Duplicate Line Collapser
Removed
2
How it works
Duplicate line removal is one of the most common text processing operations in developer workflows: deduplicating URL lists, email lists, log entries, dictionary files, tag lists, and any line-separated data where uniqueness matters. The Duplicate Line Collapser removes repeated lines, with options for case sensitivity, trimming whitespace, and showing duplicate counts.
**Algorithm** Using a hash set (ES6 `Set`): O(n) time — insert each line into the set, which automatically discards duplicates while maintaining insertion order. Alternatively, sort then compare adjacent lines: O(n log n) but loses original order. The tool offers both modes: preserve-order deduplication (Set-based) and sorted deduplication.
**Variation options** - **Case-insensitive**: "Apple" and "apple" treated as duplicates. Useful for email lists (email addresses are case-insensitive by RFC 5321 standard). - **Trim whitespace**: " word " matches "word". Essential for CSV-derived data where trailing spaces differ between exports. - **Empty line handling**: strip all blank lines, or keep one blank line between sections. - **Show count**: output each unique line followed by "× N" showing how many times it appeared — useful for analysing word frequency lists or log analysis.
**Real-world uses** Developers maintaining `.gitignore` files accumulate duplicates over time. SEO professionals deduplicating keyword lists before analysis. Data engineers cleaning import files. Log analysts removing repeated error messages to find distinct error types. The tool processes millions of lines in seconds since all logic runs as a browser script, limited only by available memory.
**Sort after deduplication** Alphabetical sort after deduplication produces canonical output for dictionary files, configuration lists, and any file where line order should be deterministic for version control diffs.
Privacy: all processing runs in the browser. No list data is transmitted.
Frequently Asked Questions
- Hash-set deduplication (JavaScript Set): O(n) time, O(n) space. For each line, check if it's in the Set — if not, add it and keep it; if yes, discard. Maintains insertion order. Sort-based deduplication: O(n log n) time, O(1) extra space — sort the array, then iterate keeping only lines different from the previous. This loses original order. For datasets larger than available memory ('external sort'), use sort-based deduplication with merge sort on disk. For billions of records, Bloom filters can pre-filter likely duplicates before the expensive hash comparison.

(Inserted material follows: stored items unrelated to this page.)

+template <int C, bool VEC>
+__global__ __launch_bounds__(256) void head_tail_bwd_apply_kernel(const float* __restrict__ probs,
+                                                                    const float* __restrict__ dprobs,
+                                                                    const float* __restrict__ y1, const float* __restrict__ mr1,
+                                                                    const float* __restrict__ gamma1,
+                                                                    const float* __restrict__ beta1, const float* __restrict__ w2,
+                                                                    const float* __restrict__ bias2, const float* __restrict__ mr2,
+                                                                    const float* __restrict__ gamma2,
+                                                                    const float* __restrict__ s12_2,
+                                                                    const float* __restrict__ s12_1, float* __restrict__ dy1,
+                                                                    i64 S, int qpb) {
+  const int n = blockIdx.y;
+  HtUnit<C> u;
+  u.load1(mr1, gamma1, beta1, w2, bias2, n);
+  u.load2(mr2, gamma2, nullptr, n);
+  const float s1 = s12_2[2 * n], s2 = s12_2[2 * n + 1];
+  const float t1 = s12_1[2 * n], t2 = s12_1[2 * n + 1];
+  const HtRange r(S, qpb);
+  for (i64 q = r.q0 + threadIdx.x; q < r.q1; q += 256) {
+    const i64 s = 4 * q;
+    const int nv = ht_nvalid<VEC>(S, s);
+    float y[4][C], p[4][C], dp[4][C], dy[4][C];
+    ht_load_rows<C, VEC>(y1 + ((i64)n * S + s) * C, nv, y);
+    ht_load_planes<C, VEC>(probs + (i64)n * C * S + s, S, nv, p);
+    ht_load_planes<C, VEC>(dprobs + (i64)n * C * S + s, S, nv, dp);
+#pragma unroll
+    for (int j = 0; j < 4; ++j) {
+      float a1[C], z[C], dzn[C], dz[C], g1[C];
+      ht_a1<C>(u, y[j], a1);
+      ht_z<C>(u, a1, z);
+      ht_dzn<C>(p[j], dp[j], dzn);
+      ht_dz<C>(u, z, dzn, s1, s2, dz);
+      ht_g1<C>(u, a1, dz, g1);
+#pragma unroll
+      for (int k = 0; k < C; ++k) dy[j][k] = u.rstd1 * (u.g1[k] * g1[k] - t1 - (y[j][k] - u.mean1) * u.rstd1 * t2);
+    }
+    ht_store_rows<C, VEC>(dy1 + ((i64)n * S + s) * C, nv, dy);
+  }
+}
+
+extern "C" long long seg3d_head_tail_blocks(long long S) { return seg3d_gn_bwd_blocks(S); }
+
+static inline int ht_qpb(i64 S, int nblk) { return (int)((((S + 3) >> 2) + nblk - 1) / nblk); }
+static inline bool ht_aligned(const void* p) { return (reinterpret_cast<unsigned long long>(p) & 15) == 0; }
+
+#define HT_CASE(KERNEL, CC, ...)                                                                             \
+  case CC:                                                                                                   \
+    if (vec) hipLaunchKernelGGL((KERNEL<CC, true>), grid, dim3(256), 0, s, __VA_ARGS__);                     \
+    else hipLaunchKernelGGL((KERNEL<CC, false>), grid, dim3(256), 0, s, __VA_ARGS__);                        \
+    break;
+#define HT_LAUNCH(KERNEL, ...)                                                                               \
+  switch (C) {                                                                                               \
+    HT_CASE(KERNEL, 1, __VA_ARGS__) HT_CASE(KERNEL, 2, __VA_ARGS__) HT_CASE(KERNEL, 3, __VA_ARGS__)          \
+    HT_CASE(KERNEL, 4, __VA_ARGS__) HT_CASE(KERNEL, 5, __VA_ARGS__) HT_CASE(KERNEL, 6, __VA_ARGS__)          \
+    HT_CASE(KERNEL, 7, __VA_ARGS__) HT_CASE(KERNEL, 8, __VA_ARGS__)                                          \
+  }
+#define HT_REQUIRE_SHAPE(name)                                                                               \
+  SEG3D_REQUIRE(N > 0 && N <= 65535 && S > 0, name ": bad arguments");                                       \
+  SEG3D_REQUIRE(C >= 1 && C <= HT_MAXC, name ": classes %d not in [1, %d]", C, HT_MAXC)
+
+extern "C" int seg3d_head_tail_stats(const float* y1, const float* mean_rstd1, const float* gamma1, const float* beta1,
+                                     const float* w2, const float* b2, float* stats_partial, int N, long long S, int C,
+                                     void* stream) {
+  SEG3D_REQUIRE(y1 && mean_rstd1 && gamma1 && beta1 && w2 && stats_partial, "seg3d_head_tail_stats: bad arguments");
+  HT_REQUIRE_SHAPE("seg3d_head_tail_stats");
+  const int nblk = (int)seg3d_head_tail_blocks(S), qpb = ht_qpb(S, nblk);
+  const bool vec = (S & 3) == 0 && ht_aligned(y1);
+  const dim3 grid(nblk, N);
+  hipStream_t s = (hipStream_t)stream;
+  HT_LAUNCH(head_tail_stats_kernel, y1, mean_rstd1, gamma1, beta1, w2, b2, stats_partial, (i64)S, qpb)
+  SEG3D_LAUNCH_CHECK("seg3d_head_tail_stats");
+  return SEG3D_OK;
+}
+
+extern "C" int seg3d_head_tail_fwd(const float* y1, const float* mean_rstd1, const float* gamma1, const float* beta1,
+                                   const float* w2, const float* b2, const float* mean_rstd2, const float* gamma2,
+                                   const float* beta2, float* probs, int N, long long S, int C, void* stream) {
+  SEG3D_REQUIRE(y1 && mean_rstd1 && gamma1 && beta1 && w2 && mean_rstd2 && gamma2 && beta2 && probs,
+                "seg3d_head_tail_fwd: bad arguments");
+  HT_REQUIRE_SHAPE("seg3d_head_tail_fwd");
+  const int nblk = (int)seg3d_head_tail_blocks(S), qpb = ht_qpb(S, nblk);
+  const bool vec = (S & 3) == 0 && ht_aligned(y1) && ht_aligned(probs);
+  const dim3 grid(nblk, N);
+  hipStream_t s = (hipStream_t)stream;
+  HT_LAUNCH(head_tail_fwd_kernel, y1, mean_rstd1, gamma1, beta1, w2, b2, mean_rstd2, gamma2, beta2, probs, (i64)S, qpb)
+  SEG3D_LAUNCH_CHECK("seg3d_head_tail_fwd");
+  return SEG3D_OK;
+}
+
+extern "C" int seg3d_head_tail_bwd_stats2(const float* probs, const float* dprobs, const float* y1, const float* mean_rstd1,
+                                          const float* gamma1, const float* beta1, const float* w2, const float* b2,
+                                          const float* mean_rstd2, float* part2, int N, long long S, int C, void* stream) {
+  SEG3D_REQUIRE(probs && dprobs && y1 && mean_rstd1 && gamma1 && beta1 && w2 && mean_rstd2 && part2,
+                "seg3d_head_tail_bwd_stats2: bad arguments");
+  HT_REQUIRE_SHAPE("seg3d_head_tail_bwd_stats2");
+  const int nblk = (int)seg3d_head_tail_blocks(S), qpb = ht_qpb(S, nblk);
+  const bool vec = (S & 3) == 0 && ht_aligned(y1) && ht_aligned(probs) && ht_aligned(dprobs);
+  const dim3 grid(nblk, N);
+  hipStream_t s = (hipStream_t)stream;
+  HT_LAUNCH(head_tail_bwd_stats2_kernel, probs, dprobs, y1, mean_rstd1, gamma1, beta1, w2, b2, mean_rstd2, part2, (i64)S, qpb)
+  SEG3D_LAUNCH_CHECK("seg3d_head_tail_bwd_stats2");
+  return SEG3D_OK;
+}
+
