template <int BM, int BN, int NWM, int NWN, int ST>
static int launch_tn_dma(const FastTNArgs& a, hipStream_t st) {
  switch (tn_taps(a)) {
    case 9: return a.post ? launch_tn_cfg<BM, BN, NWM, NWN, ST, true, 9>(a, st) : launch_tn_cfg<BM, BN, NWM, NWN, ST, false, 9>(a, st);
    case 1: return a.post ? launch_tn_cfg<BM, BN, NWM, NWN, ST, true, 1>(a, st) : launch_tn_cfg<BM, BN, NWM, NWN, ST, false, 1>(a, st);
    default: return a.post ? launch_tn_cfg<BM, BN, NWM, NWN, ST, true>(a, st) : launch_tn_cfg<BM, BN, NWM, NWN, ST>(a, st);
  }
}

static bool halo_a_ok(const FastTNArgs& a) {
  if (getenv("UNETSEG_TN_NO_HALO_RING") != nullptr || a.in_sc || a.nr != 3 || a.ns != 3 || a.istride != 1) return false;
  if (a.dhs * a.dhs != 1 || a.dws * a.dws != 1) return false;
  const int dh_lo = a.dhs > 0 ? a.dh0 : a.dh0 - 2, dw_lo = a.dws > 0 ? a.dw0 : a.dw0 - 2;
  if (dh_lo != -1 || dw_lo != -1) return false;
  if (a.H != a.hc || a.W != a.wc || a.hc % 8 || a.wc % 32) return false;
  return tn_taps(a) == 9;
}

static int tn_config_base(const FastTNArgs& a);

static int cu_count() {
  static int n = 0;
  if (!n) {
    int dev = 0;
    if (hipGetDevice(&dev) != hipSuccess || hipDeviceGetAttribute(&n, hipDeviceAttributeMultiprocessorCount, dev) != hipSuccess ||
        n <= 0)
      n = 256;
  }
  return n;
}
static int persist_t(const FastTNArgs& a, int bn) {
  const char* e = getenv("UNETSEG_TN_PERSIST");
  if (e && atoi(e) == 0) return 0;
  if (a.in_sc || a.post < 0 || a.post > 2 || (a.bias && a.post) || a.t2d < 0) return 0;
  if (a.ostride != 1 || a.ph || a.pw || a.OH != a.hc || a.OW != a.wc || a.M % 256) return 0;
  const size_t extra = (a.bias ? (size_t)a.Ng * 4 : 0) + (a.post == 2 ? (size_t)a.Ng * 16 : 0);
  const size_t lds = (bn == 128 ? kPersistLds<128, 2>() : kPersistLds<64, 2>()) + extra;
  if (lds > 160 * 1024) return 0;
  if ((unsigned long long)a.M * (unsigned)a.ldy * 2ull >= (unsigned long long)kOOB) return 0;
  if (a.post && (unsigned long long)a.M * (unsigned)a.ld_aux * 2ull >= (unsigned long long)kOOB) return 0;
  if (a.stats && (unsigned long long)(a.M / 256) * 2ull * a.Ng * 4ull >= (unsigned long long)kOOB) return 0;
  const char* mc = getenv("UNETSEG_TN_PERSIST_MIN_NCH");
  if (mc && (a.cin >> 6) < atoi(mc)) return 0;
  const long ntiles = (long)(a.M / 256) * ceil_div(a.Ng, bn);
  const char* ft = getenv("UNETSEG_TN_PERSIST_T");
  if (ft && atoi(ft) > 0) return atoi(ft);
  const char* r = getenv("UNETSEG_TN_PERSIST_ROUNDS");
  const int rounds = r && atoi(r) > 0 ? atoi(r) : 1;
  const char* m = getenv("UNETSEG_TN_PERSIST_MIN_T");
  const int min_t = m && atoi(m) > 0 ? atoi(m) : 2;
  const long T = (ntiles + (long)rounds * cu_count() - 1) / ((long)rounds * cu_count());
  return T >= min_t ? (int)T : 0;
}
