# GSByeon/multi-speaker-tacotron-tensorflow

Hardware: AMD Instinct MI355X
Metric: mel-frames/sec (batched decode) (higher is better)
Workload: dtype f32 storage and accumulation; feed-forward GEMMs as 3-term split-bf16 MFMA (bf16x3), the attention memory layer as 6-term split-bf16 MFMA (operands split three ways: fp32-grade); recurrent / decoder mat-vecs exact fp32

## Files before the change

multi-speaker-tacotron-tensorflow_amd/csrc/taco_bigru_xcd.h:

```cpp
#pragma once
#include "taco_decoder_xcd.h"

#define GX_H 256
#define GX_BLK 16
typedef __attribute__((address_space(3))) float gx_lds_float;
__device__ __forceinline__ void gx_load_lds16(const float* gsrc, unsigned lds_dst) {
  unsigned keep;
  asm volatile("s_mov_b32 %0, m0\n\ts_mov_b32 m0, %2\n\ts_nop 0\n\tglobal_load_lds_dwordx4 %1, off\n\ts_mov_b32 m0, %0"
               : "=&s"(keep) : "v"(gsrc), "s"(lds_dst) : "memory");
}

#define GD_MEMBERS 32
#define GD_NREG 24
__host__ __device__ inline size_t gd_ring_floats(int RG) { return (size_t)2 * 2 * GX_BLK * RG * 24; }
__host__ __device__ inline size_t gd_lds_floats(int RG) { return gd_ring_floats(RG) + (size_t)4 * RG * GX_H + 64; }
__host__ __device__ constexpr size_t gd_xbuf_granules(int RG) { return (size_t)DX_NGROUP * 4 * RG * GX_H; }
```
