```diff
@@ -979,15 +1037,24 @@
         pre[i]++;
         for (int k2 = i + 1; k2 < P; k2++) pre[k2] = pre[k2 - 1] + 1;
       }
-      const int last = pre[P - 1];
+      const int last = pre[PT - 1];
       const int r = n - last - 2;
-      const uint32_t Q = P == 4 ? (uint32_t)(r * (r - 1) / 2) : (uint32_t)r;
+      const uint32_t Q = SV ? (uint32_t)binom_arith((uint32_t)r, 3)
+          : P == 4 ? (uint32_t)(r * (r - 1) / 2) : (uint32_t)r;
       if (q_begin >= max(Q, 1u)) continue;
       bool rejected = false;
 #pragma unroll
-      for (int i = 0; i < P; i++) rejected |= (pre[i] < 8) && ((inmask >> pre[i]) & 1u);
+      for (int i = 0; i < PT; i++) rejected |= (pre[i] < 8) && ((inmask >> pre[i]) & 1u);
       if (rejected) {
-        if (q_begin == 0 && lane == 0) swept_lane += c_binom[n - last - 1][K - P];
+        if (q_begin == 0 && lane == 0) {
+          if constexpr (SV) {
+            const uint64_t abc = ((uint64_t)pre[0] << 18) | ((uint64_t)pre[1] << 9) | (uint64_t)pre[2];
+            swept_lane += abc > (t_offset >> 9) ? c_binom[n - last - 1][K - PT]
+                : abc < (t_offset >> 9) ? 0ull : c_binom[n - (int)(t_offset & 0x1ffu)][K - 3];
+          } else {
+            swept_lane += c_binom[n - last - 1][K - PT];
+          }
+        }
         continue;
       }
       SBG_TF_MARK(0);
@@ -1030,12 +1097,12 @@
         __syncwarp();
         return __popc(mixed_ballot);
       };
-      int mc = SV ? -1 : find_mixed_cells();
+      int mc = SV ? 0 : find_mixed_cells();
       SBG_TF_MARK(1);
 #ifdef SBG_COUNT_FILTER
       unsigned long long dbg_chunks = 0, dbg_windows = 0, dbg_cells = 0, dbg_pos = 0, dbg_packed = 0;
       unsigned long long dbg_quad = 0, dbg_sieve = 0, dbg_exact = 0;
-      unsigned long long dbg_mc = SV ? 0ull : (unsigned long long)mc;
+      unsigned long long dbg_mc = (unsigned long long)mc;
 #endif
       if constexpr (SV) {
         const int abc = (pre[0] << 18) | (pre[1] << 9) | pre[2];
@@ -1055,16 +1122,26 @@
 
       unsigned long long emitted = 0;
       bool prefix_done = false;
-      int run_i = 0, run_j = 1;
-      if (P == 4 && q_begin + (uint32_t)lane < Q) unrank_pair(q_begin + (uint32_t)lane, r, run_i, run_j);
+      int run_i = 0, run_j = 1, run_k = 0;
+      if constexpr (SV) {
+        unrank_triple_warp(q_begin, r, run_k, run_i, run_j, lane);
+        step_triple(run_k, run_i, run_j, r, lane);
+      } else if (P == 4 && q_begin + (uint32_t)lane < Q) {
+        unrank_pair(q_begin + (uint32_t)lane, r, run_i, run_j);
+      }
       for (uint32_t q0 = q_begin; q0 < min(Q, q_limit) && !prefix_done; q0 += 32) {
         const uint32_t q = q0 + lane;
         bool lane_ok = q < Q;
 #ifdef SBG_COUNT_FILTER
         dbg_chunks++;
 #endif
-        int pi = 0, pj = 0;
-        if (P == 4) {
+        int pi = 0, pj = 0, pd = 0;
+        if (SV) {
+          if (q0 != q_begin) step_triple(run_k, run_i, run_j, r, 32);
+          pd = lane_ok ? run_k : 0;
+          pi = lane_ok ? run_i : 1;
+          pj = lane_ok ? run_j : 2;
+        } else if (P == 4) {
           if (q0 != q_begin) {
             run_j += 32;
             while (run_j >= r && run_i < r - 2) {
@@ -1077,9 +1154,14 @@
         } else {
           pj = lane_ok ? (int)q : 0;
         }
+        const int gd = SV ? last + 1 + pd : pre[3];
         const int ge = P == 4 ? last + 1 + pi : pre[P - 1];
         const int gf = last + 1 + pj;
-        if (lane_ok) swept_lane += (unsigned long long)(n - 1 - gf);
+        const bool d_out = SV && gd < 8 && ((inmask >> gd) & 1u);
+        if (lane_ok && !(d_out && (((uint64_t)sieve_abc << 9) | (uint64_t)gd) < t_offset)) {
+          swept_lane += (unsigned long long)(n - 1 - gf);
+        }
+        if (d_out) lane_ok = false;
         if (P == 4 && ge < 8 && ((inmask >> ge) & 1u)) lane_ok = false;
         if (gf < 8 && ((inmask >> gf) & 1u)) lane_ok = false;
         const uint32_t *tab_e = s_tabs + ge, *tab_f = s_tabs + gf;
@@ -1088,7 +1170,7 @@
         if constexpr (SV) {
           if (lane_ok) cand = ((1ull << n) - 1u) & (~0ull << (gf + 1)) & ~(uint64_t)(inmask & 0xffu);
           {
-            const uint64_t sepd = s_sieve[kSievePairs + pre[3]] | s_sieve[kSievePairs + ge]
+            const uint64_t sepd = s_sieve[kSievePairs + gd] | s_sieve[kSievePairs + ge]
                 | s_sieve[kSievePairs + gf];
             uint32_t u_lo = ~(uint32_t)sepd, u_hi = ~(uint32_t)(sepd >> 32);
 #ifdef SBG_COUNT_FILTER
@@ -1113,13 +1195,6 @@
           SBG_TF_MARK(4);
           if (lo >= (uint32_t)n) continue;
           first_g = (int)lo;
-          if (mc < 0) {
-            mc = find_mixed_cells();
-            SBG_TF_MARK(1);
-#ifdef SBG_COUNT_FILTER
-            dbg_mc = (unsigned long long)mc;
-#endif
-          }
 #ifdef SBG_COUNT_FILTER
           dbg_exact++;
 #endif
@@ -1131,6 +1206,21 @@
         const int wb0 = SH ? 0 : ((first_g >> 5) & ~(W - 1));
         int nvw = 0;
         bool chunk_live = false;
+        uint32_t todo = SV ? __ballot_sync(kFull, cand != 0) : 0u;
+        do {
+        bool in_pass = true;
+        if constexpr (SV) {
+          const int d_pass = (int)__reduce_min_sync(kFull, ((todo >> lane) & 1u) ? (uint32_t)gd : (uint32_t)n);
+          in_pass = ((todo >> lane) & 1u) != 0 && gd == d_pass;
+          todo &= ~__ballot_sync(kFull, in_pass);
+          pre[3] = d_pass;
+          mc = find_mixed_cells();
+          SBG_TF_MARK(1);
+#ifdef SBG_COUNT_FILTER
+          dbg_mc += (unsigned long long)mc;
+#endif
+        }
+        nvw = 0;
         for (int wb = wb0; SH ? (first_g + 31 * wb < n) : (wb < ((n + 31) >> 5)); wb += W) {
           const int base = SH ? first_g + 31 * wb : 0;
           const bool packed = SH && n - base <= packed_gates;
@@ -1138,7 +1228,7 @@
           const uint32_t sx_top = sxt_top + (uint32_t)((base - 6) * m) * 4u;
           uint32_t V[W];
           if constexpr (SV) {
-            V[0] = (uint32_t)(cand >> base) & 0x7fffffffu;
+            V[0] = in_pass ? (uint32_t)(cand >> base) & 0x7fffffffu : 0u;
           } else if constexpr (SH) {
             uint32_t v = 0x7fffffffu;
             if (n - base < 31) v = 0x7fffffffu >> (31 - (n - base));
@@ -1317,10 +1407,13 @@
             any_alive = __any_sync(kFull, alive);
           }
           chunk_live |= any_alive;
-#pragma unroll
-          for (int jw = 0; jw < W; jw++) vs[(nvw + jw) * 32 + lane] = V[jw];
+          if (in_pass || cand == 0) {
+#pragma unroll
+            for (int jw = 0; jw < W; jw++) vs[(nvw + jw) * 32 + lane] = V[jw];
+          }
           nvw += W;
         }
+        } while (todo != 0);
         SBG_TF_MARK(5);
         if (!chunk_live) continue;
         int cnt = 0;
@@ -1338,7 +1431,7 @@
         uint64_t where = (b << 22) | (uint64_t)(tj + (uint32_t)(incl - cnt));
         uint64_t head = 0;
 #pragma unroll
-        for (int i = 0; i < P; i++) head = (head << 9) | (uint64_t)pre[i];
+        for (int i = 0; i < P; i++) head = (head << 9) | (uint64_t)(SV && i == 3 ? gd : pre[i]);
         if (P == 4) {
           head = (head << 27) | ((uint64_t)ge << 18) | ((uint64_t)gf << 9);
         } else {
@@ -1422,7 +1515,7 @@
     for (int i = 0; i < 10; i++) ctl->pad1[i] = 0;
 #endif
 #ifdef SBG_TIME_FILTER
-    printf("T1 ticket %llu mixed %llu pairs %llu sep %llu sieve %llu cells %llu emit %llu\n",
+    printf("T1 ticket %llu mixed %llu copy %llu unused %llu sieve %llu cells %llu emit %llu\n",
         ctl->pad1[0], ctl->pad1[1], ctl->pad1[2], ctl->pad1[3], ctl->pad1[4], ctl->pad1[5],
         ctl->pad1[6]);
     for (int i = 0; i < 7; i++) ctl->pad1[i] = 0;
diff --git a/sboxgates_b200/native.py b/sboxgates_b200/native.py
--- a/sboxgates_b200/native.py
+++ b/sboxgates_b200/native.py
@@ -66,6 +66,8 @@
     "sbg_plan_tickets": (C.c_int, [C.c_int, C.c_int, C.c_int, C.c_uint32, C.c_int, C.c_uint64,
                                    C.POINTER(C.c_uint64)]),
     "sbg_weighted_tickets": (C.c_int, [C.c_int, C.c_uint32, C.POINTER(C.c_uint32)]),
+    "sbg_weighted_tickets_p": (C.c_int, [C.c_int, C.c_int, C.c_uint32, C.POINTER(C.c_uint32)]),
+    "sbg_triple_walk": (C.c_int, [C.c_int, C.c_uint32, C.c_int, C.POINTER(C.c_int32)]),
     "sbg_last_kernel_ms": (C.c_float, [C.c_void_p, C.c_int]),
     "sbg_set_timing": (C.c_int, [C.c_void_p, C.c_int]),
     "sbg_transfer_stats": (C.c_int, [C.c_void_p, C.POINTER(C.c_uint64)]),
```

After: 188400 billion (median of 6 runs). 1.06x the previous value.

- Per RFC 5321 (SMTP), the domain part of an email address (after @) is case-insensitive — EXAMPLE.COM and example.com are the same domain. The local part (before @) is technically case-sensitive by the RFC, but in practice virtually all email providers treat it as case-insensitive: gmail.com, Outlook, Yahoo all normalise local parts to lowercase. Therefore, for email list deduplication, lowercasing the entire address before comparison is the correct approach. JOHN@EXAMPLE.COM, john@example.com, and John@Example.COM all represent the same address at any major provider.
- The tool operates on Unicode text (UTF-8/UTF-16 as handled by the browser's text decoding). The output preserves: Unicode characters including emoji, CJK characters, accented letters, RTL text. The output uses the line ending format you select (LF/CRLF/CR). BOM (Byte Order Mark) handling: the tool strips leading BOM from input to avoid treating it as part of the first line, and optionally re-adds it to output. For binary files, hex dump rather than text deduplication — this tool is for text content.
- CSV fields can legitimately contain newlines if the field is enclosed in double quotes (per RFC 4180). Naively splitting a CSV on newlines and deduplicating would break multi-line fields. For proper CSV deduplication: parse using a CSV-aware library that respects quoting rules, hash each parsed row, and filter duplicate rows. The Text Line Randomizer and Duplicate Line Collapser are designed for line-delimited text where each line is an independent item — for CSV, use a CSV-specific tool. As a workaround, export to a format without multi-line fields first.